Upconversion color tuning in Ce3+-doped LiYF4:Yb3+/Ho3+@LiYF4 nanoparticles towards ratiometric fluorescence detection of chromium(III)

- A dual-emission Ce3+-doped LiYF4:Yb3+/Ho3+@LiYF4 upconversion nanoparticles were synthesized.
- The output color of the nanoparticles can be precisely manipulated by modulating the doping-concentration of Ce3+ ions.
- Cr3+-responsive rhodamine derivative was assembled on the surface to fabricate the colorimetric probe by LRET process.
- A sequence of color change were obtained under 980 nm laser excitation, which could easily be visualized by the naked eye.
- This ratiometric probe is successfully applied to practical detection.

Ratiometric fluorescence sensor exhibits advantages of sensitive response, high anti-interference ability and naked eye visualization owing to multiple independent emission peaks utilized for results analysis.

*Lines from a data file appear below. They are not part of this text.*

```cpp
static int check_capacity(ofk_ctx *c, const int *flags, int *counts, int batch)
{
// ... 1314 lines not shown
```

drone-stabilisation-using-optical-flow-gps-and-inertial-sensors_amd/csrc/ofk_internal.h:

```cpp
#pragma once
#include <hip/hip_runtime.h>
#include <stdint.h>
#include <stddef.h>
#include "ofk.h"

#define OFK_MAX_LEVELS 9
#define OFK_MAX_STREAMS 8
#define OFK_CHUNK 4096
#define OFK_SEG_MAX 2048
#define OFK_MAX_STRIDE 128
#define OFK_CNT_STRIDE 32

struct ofk_levels {
    int n;
    int h[OFK_MAX_LEVELS], w[OFK_MAX_LEVELS];
    size_t off[OFK_MAX_LEVELS];
};

struct ofk_comm;
struct ofk_ctx {
    int device;
    ofk_comm *comm;
    hipStream_t stream;
    hipStream_t streams[OFK_MAX_STREAMS]; int nstreams;
    hipEvent_t ev_fork;
    hipStream_t aux[OFK_MAX_STREAMS]; int overlap;
    hipEvent_t ev_g0[OFK_MAX_STREAMS], ev_aux[OFK_MAX_STREAMS];
    uint8_t *pyr_alt[2]; int pyr_set;
    int pyr_last;
    hipEvent_t ev_lkdone[2][OFK_MAX_STREAMS];
    hipEvent_t marks[8];
    int slices_open, open_slices;
    hipEvent_t ev_end[OFK_MAX_STREAMS];
    hipEvent_t ev_stagger[OFK_MAX_STREAMS];
    hipEvent_t ev_x; int x_pending;
    int max_w, max_h, max_batch, max_pts, max_level;
    size_t P;
    size_t bgr_stride;
    size_t pyr_stride;
    size_t img_stride;
    int cand_cap;

    uint8_t *bgr[2];
    int gray_direct_set;
    uint8_t *pyr[2];
    float *eig;
    uint8_t *mask;
    int16_t *deriv;
    unsigned long long *cand;
    unsigned long long *cand_seg;
    int *seg_count;
    size_t seg_keys;
    int *cand_count;
    unsigned *sel_hist;
    unsigned long long *sel_keys;
    unsigned int *maxbits;
    float *pts_prev, *pts_next;
    uint8_t *status;
    float *err;
    int *counts;
    float *pts_new;
    int *new_counts, *limit;
    int stream_h, stream_w, stream_batch;
    int *h_counts;
    double *sensors;
    double *records;
    int *dev_flags;
    void *scratch; size_t scratch_bytes;
    void *hstage; size_t hstage_bytes;
    void *jstage;

    double *imu_state, *imu_dv;
    double *kf_mats, *kf_x, *kf_P;
    double *fused;
// ... 35 lines not shown
int ofk_jpeg_decode_device(ofk_ctx *c, const uint8_t *const *jpeg, const size_t *nbytes, int batch, uint8_t *dst, size_t dst_stride,
                           size_t dst_capacity_px, int *h_out, int *w_out, uint8_t **out, size_t *out_stride);

void ofk_launch_gray(hipStream_t s, const uint8_t *bgr, size_t bgr_stride, uint8_t *gray, size_t gray_stride, int batch,
                     int h, int w);
void ofk_launch_pyr_down(hipStream_t s, const uint8_t *src, size_t src_stride, int h, int w, uint8_t *dst,
                         size_t dst_stride, int batch);
void ofk_launch_pyr_down2(hipStream_t s, const uint8_t *src0, const uint8_t *src1, size_t src_stride, int h, int w,
                          uint8_t *dst0, uint8_t *dst1, size_t dst_stride, int batch);
bool ofk_launch_pyr3(hipStream_t s, uint8_t *pyr0, uint8_t *pyr1, size_t stride, const ofk_levels &lv, int batch, int images);
void ofk_launch_scharr(hipStream_t s, const uint8_t *src, size_t src_stride, int h, int w, int16_t *dxdy,
                       size_t dst_stride_elems, int batch);
int  ofk_launch_mineig(hipStream_t s, const uint8_t *gray, size_t gray_stride, int h, int w, int block, float *eig,
                       size_t eig_stride, unsigned int *maxbits, const uint8_t *mask, size_t mask_stride, int batch);
void ofk_launch_maxbits(hipStream_t s, const float *eig, size_t eig_stride, const uint8_t *mask, size_t mask_stride,
                        int h, int w, unsigned int *maxbits, int batch);
void ofk_launch_nms(hipStream_t s, const float *eig, size_t eig_stride, const uint8_t *mask, size_t mask_stride, int h,
                    int w, const unsigned int *maxbits, double quality, unsigned long long *cand, int cand_cap,
                    int *cand_count, int *flags, int batch);
int  ofk_launch_mineig_cand(hipStream_t s, const uint8_t *gray, size_t gray_stride, int h, int w, int block,
                            unsigned int *maxbits, const uint8_t *mask, size_t mask_stride, double quality,
                            unsigned long long *cand, int cand_cap, int *cand_count, unsigned long long *seg,
                            size_t seg_keys_per_image, int *seg_count, int seg_count_cap, int *flags, int batch, int *nseg_out,
                            int *segcap_out);
void ofk_stream_geometry(int h, int w, int block, int batch, int *rows, int *nseg, int *seg_cap);
void ofk_launch_select(hipStream_t s, unsigned long long *cand, int cand_cap, int *cand_count, const unsigned long long *seg,
                       int seg_cap, const int *seg_count, int nseg, const unsigned int *maxbits, double quality, int h, int w,
                       int max_corners, float min_distance, float *pts, int pts_stride, int *counts, const int *limit, int batch,
                       unsigned *sel_hist, unsigned long long *sel_keys);
void ofk_launch_zero_detect_state(hipStream_t s, unsigned int *maxbits, int *cand_count, unsigned *sel_hist, int batch);
void ofk_launch_disc_mask(hipStream_t s, uint8_t *mask, size_t mask_stride, int h, int w, const float *pts, const int *counts,
                          int pts_stride, int radius, const int *limit, int batch);
void ofk_launch_redetect_limits(hipStream_t s, const int *counts, int min_feat, int max_feat, int *limit, int batch);
void ofk_launch_update_tracks(hipStream_t s, const float *next_pts, const uint8_t *status, const int *counts_in, int pts_stride,
                              const float *new_pts, const int *new_counts, float *tracks, int *counts_out, int max_total, int batch);
void ofk_launch_lk(hipStream_t s, const uint8_t *prev, const uint8_t *next, size_t pyr_stride, const ofk_levels &lv,
                   const float *prev_pts, const int *counts, int pts_stride, int win, int max_count, double eps,
                   double min_eig_thr, float *next_pts, uint8_t *status, float *err, int batch, int flags = 0);
void ofk_launch_seed_points(hipStream_t s, const float *pts, const int *counts, int pts_stride, const double *sensors,
                            const double *imu_state, int mode, double gain, float *seed_out, int batch);
void ofk_launch_track_gate(hipStream_t s, const float *prev_pts, const float *back_pts, const uint8_t *st_back, const float *err,
                           const int *counts, int pts_stride, int fb_on, float thr2, int err_on, float err_max, uint8_t *status, float *fb2,
                           int *stats, int batch);
void ofk_launch_pairs_solve(hipStream_t s, const float *prev_pts, const float *next_pts, const uint8_t *status,
                            const int *counts, int pts_stride, const double *sensors, int variant, int use_feas,
                            double feas_T, const int *cand_count, double *records, int batch);
void ofk_launch_pairs_robust(hipStream_t s, const float *prev_pts, const float *next_pts, const uint8_t *status, const int *counts,
// ... 54 lines not shown
```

To achieve such multi-emission probe, the traditional methods have involved simple mixing of two emitters or tedious synthesis processes of hybrid material. However, these probes often have problems of inconstant emission strength ratio, low light-stability, and complicated synthetic process, which limit their applications in practical field. Herein, we report a single-structure Ce3+-doped LiYF4:Yb3+/Ho3+@LiYF4 upconversion nanoparticles (UCNPs), which features two emission peaks in the green (at 540 nm) and red (at 640 nm) region under the excitation of 980 nm near infrared laser. Importantly, the red/green intensity ratio can be regulated by changing the doping level of Ce3+ to modulate output colors. Furthermore, a Cr3+-responsive rhodamine derivative (CRD) was modified on the devised UCNPs surface to fabricate the colorimetric probe by luminescent resonance energy transfer (LRET) process. Upon addition of Cr3+ into the probe solution, the absorption peak of CRD at 560 nm is significantly enhanced, which greatly reduced the green emission, leading to an obvious color evolution from green to yellow to orange and to red with increasing the concentration of Cr3+. This method is successfully applied to practical detection of Cr3+ ion in industrial waste water. The work reported here demonstrates a useful way to construct color-based visual assays.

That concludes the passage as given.